• **Directions**:
Print the whole listing, unchanged.

• **Working data**:
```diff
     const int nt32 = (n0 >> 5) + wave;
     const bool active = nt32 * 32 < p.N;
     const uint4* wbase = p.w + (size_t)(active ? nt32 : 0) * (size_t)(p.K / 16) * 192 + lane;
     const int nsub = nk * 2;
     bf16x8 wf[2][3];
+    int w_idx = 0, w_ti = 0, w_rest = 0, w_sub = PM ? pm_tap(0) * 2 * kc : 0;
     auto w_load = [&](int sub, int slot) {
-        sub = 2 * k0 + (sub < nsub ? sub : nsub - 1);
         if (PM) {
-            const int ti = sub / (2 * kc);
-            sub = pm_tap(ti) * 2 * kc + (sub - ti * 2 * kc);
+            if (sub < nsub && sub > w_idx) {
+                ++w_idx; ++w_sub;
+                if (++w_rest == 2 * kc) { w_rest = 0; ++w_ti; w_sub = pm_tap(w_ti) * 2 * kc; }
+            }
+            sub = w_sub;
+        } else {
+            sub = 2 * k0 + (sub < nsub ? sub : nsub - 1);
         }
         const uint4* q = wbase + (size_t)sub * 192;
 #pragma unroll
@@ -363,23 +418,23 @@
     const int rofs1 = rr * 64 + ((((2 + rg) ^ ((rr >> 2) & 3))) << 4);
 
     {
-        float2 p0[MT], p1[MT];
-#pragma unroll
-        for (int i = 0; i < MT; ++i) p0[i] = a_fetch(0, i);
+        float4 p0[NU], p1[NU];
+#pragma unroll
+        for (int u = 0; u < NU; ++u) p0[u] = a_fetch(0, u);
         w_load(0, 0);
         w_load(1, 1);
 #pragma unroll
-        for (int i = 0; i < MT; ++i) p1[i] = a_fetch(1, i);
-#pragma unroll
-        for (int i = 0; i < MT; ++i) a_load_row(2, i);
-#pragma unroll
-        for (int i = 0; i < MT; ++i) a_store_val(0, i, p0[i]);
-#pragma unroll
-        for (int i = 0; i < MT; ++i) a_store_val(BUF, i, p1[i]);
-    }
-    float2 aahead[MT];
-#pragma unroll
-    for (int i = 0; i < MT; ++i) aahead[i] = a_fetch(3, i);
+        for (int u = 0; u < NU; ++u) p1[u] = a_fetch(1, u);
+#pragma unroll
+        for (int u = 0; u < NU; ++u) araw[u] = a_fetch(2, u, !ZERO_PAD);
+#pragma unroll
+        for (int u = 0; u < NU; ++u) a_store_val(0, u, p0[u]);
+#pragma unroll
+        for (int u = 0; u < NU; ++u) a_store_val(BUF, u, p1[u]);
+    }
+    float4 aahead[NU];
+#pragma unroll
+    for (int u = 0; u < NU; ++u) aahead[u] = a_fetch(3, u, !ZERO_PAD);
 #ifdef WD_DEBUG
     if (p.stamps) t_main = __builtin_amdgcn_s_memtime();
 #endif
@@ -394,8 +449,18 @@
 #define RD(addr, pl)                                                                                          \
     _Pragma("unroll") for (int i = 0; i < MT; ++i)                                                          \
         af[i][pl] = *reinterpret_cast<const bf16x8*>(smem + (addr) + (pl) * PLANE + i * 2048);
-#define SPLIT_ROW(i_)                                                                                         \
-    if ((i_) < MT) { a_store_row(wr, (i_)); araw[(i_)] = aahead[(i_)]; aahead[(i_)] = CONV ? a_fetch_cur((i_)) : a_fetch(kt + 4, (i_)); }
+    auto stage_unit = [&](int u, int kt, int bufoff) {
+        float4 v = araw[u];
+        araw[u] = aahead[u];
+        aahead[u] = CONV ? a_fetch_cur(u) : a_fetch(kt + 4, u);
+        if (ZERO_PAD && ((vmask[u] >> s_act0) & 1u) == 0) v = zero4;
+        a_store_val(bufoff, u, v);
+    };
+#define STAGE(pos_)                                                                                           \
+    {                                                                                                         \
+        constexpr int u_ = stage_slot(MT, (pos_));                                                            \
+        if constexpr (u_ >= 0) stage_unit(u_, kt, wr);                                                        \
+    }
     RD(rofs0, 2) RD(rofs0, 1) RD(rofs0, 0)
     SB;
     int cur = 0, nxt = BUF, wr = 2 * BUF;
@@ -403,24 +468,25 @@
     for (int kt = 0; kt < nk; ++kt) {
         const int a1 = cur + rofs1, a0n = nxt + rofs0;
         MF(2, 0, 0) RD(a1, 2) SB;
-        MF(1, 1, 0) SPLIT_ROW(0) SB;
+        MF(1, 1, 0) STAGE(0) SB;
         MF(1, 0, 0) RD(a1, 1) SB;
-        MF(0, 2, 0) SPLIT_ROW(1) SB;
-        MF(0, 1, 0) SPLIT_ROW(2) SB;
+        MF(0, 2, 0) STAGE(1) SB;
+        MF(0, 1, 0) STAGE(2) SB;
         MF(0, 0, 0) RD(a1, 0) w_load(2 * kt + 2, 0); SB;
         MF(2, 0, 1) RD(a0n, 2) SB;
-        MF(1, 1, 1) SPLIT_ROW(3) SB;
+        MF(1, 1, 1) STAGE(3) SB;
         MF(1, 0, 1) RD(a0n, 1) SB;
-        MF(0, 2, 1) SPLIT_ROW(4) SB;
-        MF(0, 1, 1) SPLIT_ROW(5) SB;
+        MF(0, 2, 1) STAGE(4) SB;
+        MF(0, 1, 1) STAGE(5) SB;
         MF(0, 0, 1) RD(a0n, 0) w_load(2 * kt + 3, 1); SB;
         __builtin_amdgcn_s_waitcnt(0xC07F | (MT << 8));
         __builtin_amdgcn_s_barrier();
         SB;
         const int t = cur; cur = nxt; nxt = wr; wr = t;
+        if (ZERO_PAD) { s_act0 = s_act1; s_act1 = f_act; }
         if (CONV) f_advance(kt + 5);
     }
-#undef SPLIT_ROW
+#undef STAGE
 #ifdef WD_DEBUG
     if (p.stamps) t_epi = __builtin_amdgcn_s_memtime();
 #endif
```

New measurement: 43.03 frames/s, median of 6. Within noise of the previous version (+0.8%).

• **Solution to this task**:
```diff
     const int nt32 = (n0 >> 5) + wave;
     const bool active = nt32 * 32 < p.N;
     const uint4* wbase = p.w + (size_t)(active ? nt32 : 0) * (size_t)(p.K / 16) * 192 + lane;
     const int nsub = nk * 2;
     bf16x8 wf[2][3];
+    int w_idx = 0, w_ti = 0, w_rest = 0, w_sub = PM ? pm_tap(0) * 2 * kc : 0;
     auto w_load = [&](int sub, int slot) {
-        sub = 2 * k0 + (sub < nsub ? sub : nsub - 1);
         if (PM) {
-            const int ti = sub / (2 * kc);
-            sub = pm_tap(ti) * 2 * kc + (sub - ti * 2 * kc);
+            if (sub < nsub && sub > w_idx) {
+                ++w_idx; ++w_sub;
+                if (++w_rest == 2 * kc) { w_rest = 0; ++w_ti; w_sub = pm_tap(w_ti) * 2 * kc; }
+            }
+            sub = w_sub;
+        } else {
+            sub = 2 * k0 + (sub < nsub ? sub : nsub - 1);
         }
         const uint4* q = wbase + (size_t)sub * 192;
 #pragma unroll
@@ -363,23 +418,23 @@
     const int rofs1 = rr * 64 + ((((2 + rg) ^ ((rr >> 2) & 3))) << 4);
 
     {
-        float2 p0[MT], p1[MT];
-#pragma unroll
-        for (int i = 0; i < MT; ++i) p0[i] = a_fetch(0, i);
+        float4 p0[NU], p1[NU];
+#pragma unroll
+        for (int u = 0; u < NU; ++u) p0[u] = a_fetch(0, u);
         w_load(0, 0);
         w_load(1, 1);
 #pragma unroll
-        for (int i = 0; i < MT; ++i) p1[i] = a_fetch(1, i);
-#pragma unroll
-        for (int i = 0; i < MT; ++i) a_load_row(2, i);
-#pragma unroll
-        for (int i = 0; i < MT; ++i) a_store_val(0, i, p0[i]);
-#pragma unroll
-        for (int i = 0; i < MT; ++i) a_store_val(BUF, i, p1[i]);
-    }
-    float2 aahead[MT];
-#pragma unroll
-    for (int i = 0; i < MT; ++i) aahead[i] = a_fetch(3, i);
+        for (int u = 0; u < NU; ++u) p1[u] = a_fetch(1, u);
+#pragma unroll
+        for (int u = 0; u < NU; ++u) araw[u] = a_fetch(2, u, !ZERO_PAD);
+#pragma unroll
+        for (int u = 0; u < NU; ++u) a_store_val(0, u, p0[u]);
+#pragma unroll
+        for (int u = 0; u < NU; ++u) a_store_val(BUF, u, p1[u]);
+    }
+    float4 aahead[NU];
+#pragma unroll
+    for (int u = 0; u < NU; ++u) aahead[u] = a_fetch(3, u, !ZERO_PAD);
 #ifdef WD_DEBUG
     if (p.stamps) t_main = __builtin_amdgcn_s_memtime();
 #endif
@@ -394,8 +449,18 @@
 #define RD(addr, pl)                                                                                          \
     _Pragma("unroll") for (int i = 0; i < MT; ++i)                                                          \
         af[i][pl] = *reinterpret_cast<const bf16x8*>(smem + (addr) + (pl) * PLANE + i * 2048);
-#define SPLIT_ROW(i_)                                                                                         \
-    if ((i_) < MT) { a_store_row(wr, (i_)); araw[(i_)] = aahead[(i_)]; aahead[(i_)] = CONV ? a_fetch_cur((i_)) : a_fetch(kt + 4, (i_)); }
+    auto stage_unit = [&](int u, int kt, int bufoff) {
+        float4 v = araw[u];
+        araw[u] = aahead[u];
+        aahead[u] = CONV ? a_fetch_cur(u) : a_fetch(kt + 4, u);
+        if (ZERO_PAD && ((vmask[u] >> s_act0) & 1u) == 0) v = zero4;
+        a_store_val(bufoff, u, v);
+    };
+#define STAGE(pos_)                                                                                           \
+    {                                                                                                         \
+        constexpr int u_ = stage_slot(MT, (pos_));                                                            \
+        if constexpr (u_ >= 0) stage_unit(u_, kt, wr);                                                        \
+    }
     RD(rofs0, 2) RD(rofs0, 1) RD(rofs0, 0)
     SB;
     int cur = 0, nxt = BUF, wr = 2 * BUF;
@@ -403,24 +468,25 @@
     for (int kt = 0; kt < nk; ++kt) {
         const int a1 = cur + rofs1, a0n = nxt + rofs0;
         MF(2, 0, 0) RD(a1, 2) SB;
-        MF(1, 1, 0) SPLIT_ROW(0) SB;
+        MF(1, 1, 0) STAGE(0) SB;
         MF(1, 0, 0) RD(a1, 1) SB;
-        MF(0, 2, 0) SPLIT_ROW(1) SB;
-        MF(0, 1, 0) SPLIT_ROW(2) SB;
+        MF(0, 2, 0) STAGE(1) SB;
+        MF(0, 1, 0) STAGE(2) SB;
         MF(0, 0, 0) RD(a1, 0) w_load(2 * kt + 2, 0); SB;
         MF(2, 0, 1) RD(a0n, 2) SB;
-        MF(1, 1, 1) SPLIT_ROW(3) SB;
+        MF(1, 1, 1) STAGE(3) SB;
         MF(1, 0, 1) RD(a0n, 1) SB;
-        MF(0, 2, 1) SPLIT_ROW(4) SB;
-        MF(0, 1, 1) SPLIT_ROW(5) SB;
+        MF(0, 2, 1) STAGE(4) SB;
+        MF(0, 1, 1) STAGE(5) SB;
         MF(0, 0, 1) RD(a0n, 0) w_load(2 * kt + 3, 1); SB;
         __builtin_amdgcn_s_waitcnt(0xC07F | (MT << 8));
         __builtin_amdgcn_s_barrier();
         SB;
         const int t = cur; cur = nxt; nxt = wr; wr = t;
+        if (ZERO_PAD) { s_act0 = s_act1; s_act1 = f_act; }
         if (CONV) f_advance(kt + 5);
     }
-#undef SPLIT_ROW
+#undef STAGE
 #ifdef WD_DEBUG
     if (p.stamps) t_epi = __builtin_amdgcn_s_memtime();
 #endif
```

New measurement: 43.03 frames/s, median of 6. Within noise of the previous version (+0.8%).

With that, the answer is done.